In The Fall of 2009, I attended a talk by given by Euro Pacific's President and erstwhile US Senate Candidate for Conn., Peter Schiff , where he predicted exactly this scenario. Schiff, a long time dollar critic and gold tout asks the question that no one in the US Government wants to hear:
When will "they" ( foreign sovereignty funds & the Chinese in particular ) stop buying our debt?
"The situation is not unlike a beach ball being supported by the hand of an outstretched arm " Schiff remarked. "Our currency & economy are that beach ball and the Chinese purchases of our Treasury notes are the outstretched arm.
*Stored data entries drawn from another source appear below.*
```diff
+  Words lw = {}, pw = {};
+  if (active) {
+    lw = *reinterpret_cast<const Words *>(lv + lane * NL);
+    pw = *reinterpret_cast<const Words *>(at);
+  }
+  if (FS == 16) {
+    *reinterpret_cast<uint2 *>(m + 4 * ME2_LANE) =
+        *reinterpret_cast<const uint2 *>(mt + 4 * ME2_LANE);
+  } else if (ME2_LANE < 32) {
+    *reinterpret_cast<uint32_t *>(m + 2 * ME2_LANE) =
+        *reinterpret_cast<const uint32_t *>(mt + 2 * ME2_LANE);
+  }
+  if (!active) return;
+  int q[NL];
+#pragma unroll
+  for (int j = 0; j < NL; j++) {
+    const int level = (int16_t)(lw.v[j >> 1] >> (16 * (j & 1)));
+    const int prod = level * scale;
+    int cf;
+    if (shift > 0) cf = (prod + (1 << (shift - 1))) >> shift;
+    else cf = (int)((unsigned)prod << -shift);
+    q[j] = d_clip3(cf, -32768, 32767);
+  }
+  const int smax = (1 << bd) - 1;
+  auto add_clip_store = [&](const int *r) {
+    Words o;
+#pragma unroll
+    for (int j = 0; j < NL / 2; j++)
+      o.v[j] = (uint32_t)d_clip3((int)(pw.v[j] & 0xffff) + r[2 * j], 0, smax) |
+               ((uint32_t)d_clip3((int)(pw.v[j] >> 16) + r[2 * j + 1], 0, smax) << 16);
+    *reinterpret_cast<Words *>(at) = o;
+  };
+  const uint32_t first = (lw.v[0] & 0xffff) | ((uint32_t)q[0] << 16);
+  const uint32_t first_g = G == 64 ? (uint32_t)__builtin_amdgcn_readfirstlane((int)first)
+                                   : (uint32_t)__shfl((int)first, ME2_LANE & 32, 64);
+  if (nnz == 1 && (first_g & 0xffff) != 0) {
+    const int sh = 14 - bd, add = 1 << (sh - 1);
+    const int c0 = (int)first_g >> 16;
+    const int cf = (int16_t)((((c0 + 1) >> 1) + add) >> sh);
+    int r[NL];
+#pragma unroll
+    for (int j = 0; j < NL; j++) r[j] = cf;
+    add_clip_store(r);
+    return;
+  }
+#pragma unroll
+  for (int j = 0; j < NL; j++) sc[(col + j) * FS + row] = (int16_t)q[j];
+  wave_sync();
+  const int shift1 = 7 + 2, shift2 = 20 - bd + 2;
+  tx2_stage<FS, NL, true, G>(m, sc, FS, FS, 1 << (shift1 - 1), shift1, sr);
+  wave_sync();
+  int16_t res[NL];
+  tx2_stage_lane<FS, NL, true>(sr + row * FS, m + col * FS, 1 << (shift2 - 1), shift2, res);
+  int r[NL];
+#pragma unroll
+  for (int j = 0; j < NL; j++) r[j] = res[j];
+  add_clip_store(r);
+}
+
+__global__ void __launch_bounds__(64 * TX2_WAVES, 8)
+inv_cu_pairs_kernel(PicView rec, const xvcgpu_tx_block *__restrict__ blocks, int n_cus,
+                    int16_t *levels, const uint32_t *__restrict__ level_off,
+                    const int32_t *__restrict__ nnz_in, const int16_t *tx_tables,
                     const int16_t *tx_tables_t, TxTableLayout lay) {
+  int32_t *nnz_out = const_cast<int32_t *>(nnz_in);
   const int n = 2 * n_cus;
   const int n_wg = (n + TX2_WAVES - 1) / TX2_WAVES;
   const int wg = xcd_job_index(blockIdx.x, n_wg);
@@ -419,20 +593,30 @@
   const int job = __builtin_amdgcn_readfirstlane(wg * TX2_WAVES + (int)(threadIdx.x >> 6));
   if (job >= n) return;
   const int ci = job >> 1;
-  if (!(job & 1)) {
-    if (nnz_out[3 * ci] == 0) return;
-  } else {
-    if (nnz_out[3 * ci + 1] == 0 && nnz_out[3 * ci + 2] == 0) return;
-  }
   __shared__ Tx2Shared s_all[TX2_WAVES];
+  __shared__ __attribute__((aligned(16))) int16_t m_all[TX2_WAVES][256];
   Tx2Shared &s = s_all[threadIdx.x >> 6];
+  int16_t *m = m_all[threadIdx.x >> 6];
+  const TxBlockWords *headers = reinterpret_cast<const TxBlockWords *>(blocks);
   if (!(job & 1)) {
     const int bi = 3 * ci;
-    const xvcgpu_tx_block b = blocks[bi];
+    int nnz = nnz_in[bi];
+    TxBlockWords q = headers[bi];
+    uint32_t lo = level_off[bi];
+    tx2_pin(nnz, q, lo);
+    if (nnz == 0) return;
+    const xvcgpu_tx_block b = __builtin_bit_cast(xvcgpu_tx_block, q);
+    const PlaneView pc = rec.c[0];
+    if (__builtin_expect(tx2_exact_dct2<16>(q), 1)) {
+      int scale, shift;
+      tx2_dequant_square(b.qp, rec.bd, 4, scale, shift);
+      tx2_inv_exact<64, 16>(s.c, s.r, m, tx_tables_t + tx_table_off(lay, XVC_TX_DCT2, 16), true,
+                            nnz, b.x, b.y, scale, shift, rec.bd, pc, levels + lo);
+      return;
+    }
     if (!tx_small_job(b)) return;
-    const PlaneView pc = rec.c[0];
     const uint16_t *at = pc.p + (ptrdiff_t)b.y * pc.stride + b.x;
-    if (__builtin_expect(b.w == 16 && b.h == 16, 1))
+    if (b.w == 16 && b.h == 16)
       tx2_job<TX_MODE_INV, 64, false, 16, 16>(s, b, bi, rec.bd, pc, at, pc.stride, pc, levels,
                                               level_off, nnz_out, tx_tables, tx_tables_t, lay);
     else
@@ -440,12 +624,32 @@
                                       nnz_out, tx_tables, tx_tables_t, lay);
     return;
   }
-  const int g = ME2_LANE >> 5, bi = 3 * ci + 1 + g;
-  const xvcgpu_tx_block b = blocks[bi];
+  const int bi_u = 3 * ci + 1;
+  int nnz_u = nnz_in[bi_u], nnz_v = nnz_in[bi_u + 1];
+  TxBlockWords q_u = headers[bi_u], q_v = headers[bi_u + 1];
+  uint32_t lo_u = level_off[bi_u], lo_v = level_off[bi_u + 1];
+  tx2_pin(nnz_u, nnz_v, q_u, q_v, lo_u, lo_v);
+  if (nnz_u == 0 && nnz_v == 0) return;
+  const int g = ME2_LANE >> 5, bi = bi_u + g;
+  TxBlockWords q;
+#pragma unroll
+  for (int k = 0; k < 3; k++) q.v[k] = g ? q_v.v[k] : q_u.v[k];
+  const xvcgpu_tx_block b = __builtin_bit_cast(xvcgpu_tx_block, q);
+  const PlaneView pc = g ? rec.c[2] : rec.c[1];
+  if (__builtin_expect(tx2_exact_dct2<8>(q_u) && tx2_exact_dct2<8>(q_v), 1)) {
+    int scale_u, scale_v, shift_u, shift_v;
+    tx2_dequant_square((int8_t)(q_u.v[2] >> 16), rec.bd, 3, scale_u, shift_u);
+    tx2_dequant_square((int8_t)(q_v.v[2] >> 16), rec.bd, 3, scale_v, shift_v);
+    const int nnz = g ? nnz_v : nnz_u;
+    tx2_inv_exact<32, 8>(s.c + g * 128, s.r + g * 128, m,
+                         tx_tables_t + tx_table_off(lay, XVC_TX_DCT2, 8), nnz != 0, nnz, b.x, b.y,
+                         g ? scale_v : scale_u, g ? shift_v : shift_u, rec.bd, pc,
+                         levels + (g ? lo_v : lo_u));
+    return;
+  }
   if (!tx_small_job(b) || b.w * b.h > 64) return;
-  const PlaneView pc = g ? rec.c[2] : rec.c[1];
   const uint16_t *at = pc.p + (ptrdiff_t)b.y * pc.stride + b.x;
-  if (__builtin_expect(b.w == 8 && b.h == 8, 1))
+  if (b.w == 8 && b.h == 8)
     tx2_job<TX_MODE_INV, 32, false, 8, 8>(s, b, bi, rec.bd, pc, at, pc.stride, pc, levels,
                                           level_off, nnz_out, tx_tables, tx_tables_t, lay,
                                           nullptr, g * 128);
diff --git a/xvc_amd/csrc/xvcgpu.hip b/xvc_amd/csrc/xvcgpu.hip
--- a/xvc_amd/csrc/xvcgpu.hip
+++ b/xvc_amd/csrc/xvcgpu.hip
@@ -1614,6 +1614,7 @@
       (n_cus && (!d_blocks || !d_levels || !d_level_offsets || !d_nnz)))
     return XVCGPU_INVALID_ARGUMENT;
   if (n_cus == 0) return XVCGPU_OK;
+  if ((uintptr_t)d_blocks & 3) return fail(ctx, XVCGPU_INVALID_ARGUMENT, "d_blocks: 4-byte alignment");
   const int n_wg = (2 * n_cus + TX2_WAVES - 1) / TX2_WAVES;
   hipLaunchKernelGGL(inv_cu_pairs_kernel, dim3((n_wg + 7) / 8 * 8), dim3(64 * TX2_WAVES), 0,
                      ctx->stream, rec->v, d_blocks, n_cus, const_cast<int16_t *>(d_levels),
```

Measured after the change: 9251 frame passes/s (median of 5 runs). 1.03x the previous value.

What happens to the beach ball when that arm is withdrawn? "
As this dollar watcher see it, there are two scenarios for the beach ball in the near term, neither of which is appealing.
#1। The "arm" is suddenly withdrawn and the market for US debt goes into collapse।The "Ball" gets dropped!
Whether it bounces or hits like a ripe melon is academic?
#2 The "arm" still supports the ball, but as the US's "beach ball" get heavier, becoming more like a 16 lbs shot put, the effort, as in the cost required to support it will go up.
The cost of the US debt goes up substantially.
What is the interest only payment on 14 Trillion?
Currently, the greatest influence on the "arm" is that most of the other "balls" in the game are getting heavier as well।
Omar P। Bounds III
The Bounds Auction Company
Published on ShanghaiDaily.com (http://www.shanghaidaily.com/)
http://www.shanghaidaily.com/sp/article/2009/200912/20091218/article_423054.htm
Harder to buy US Treasuries
Created: 2009-12-18 0:13:35
Author:Zhou Xin and Jason Subler
IT is getting harder for governments to buy United States Treasuries because the US's shrinking current-account gap is reducing supply of dollars overseas, a Chinese central bank official said yesterday.
The comments by Zhu Min, deputy governor of the People's Bank of China, referred to the overall situation globally, not specifically to China, the biggest foreign holder of US government bonds.
Chinese officials generally are very careful about commenting on the dollar and Treasuries, given that so much of its US$2.3 trillion reserves are tied to their value, and markets always watch any such comments closely for signs of any shift in how it manages its assets.
China's State Administration of Foreign Exchange reaffirmed this month that the dollar stands secure as the anchor of the currency reserves it manages, even as the country seeks to diversify its investments.
In a discussion on the global role of the dollar, Zhu told an academic audience that it was inevitable that the dollar would continue to fall in value because Washington continued to issue more Treasuries to finance its deficit spending.
He then addressed where demand for that debt would come from.
"The United States cannot force foreign governments to increase their holdings of Treasuries," Zhu said, according to an audio recording of his remarks. "Double the holdings? It is definitely impossible."
"The US current account deficit is falling as residents' savings increase, so its trade turnover is falling, which means the US is supplying fewer dollars to the rest of the world," he added. "The world does not have so much money to buy more US Treasuries."
China continues to see its foreign exchange reserves grow, albeit at a slower pace than in past years, due to a large trade surplus and inflows of foreign investment. They stood at US$2.3 trillion at the end of September.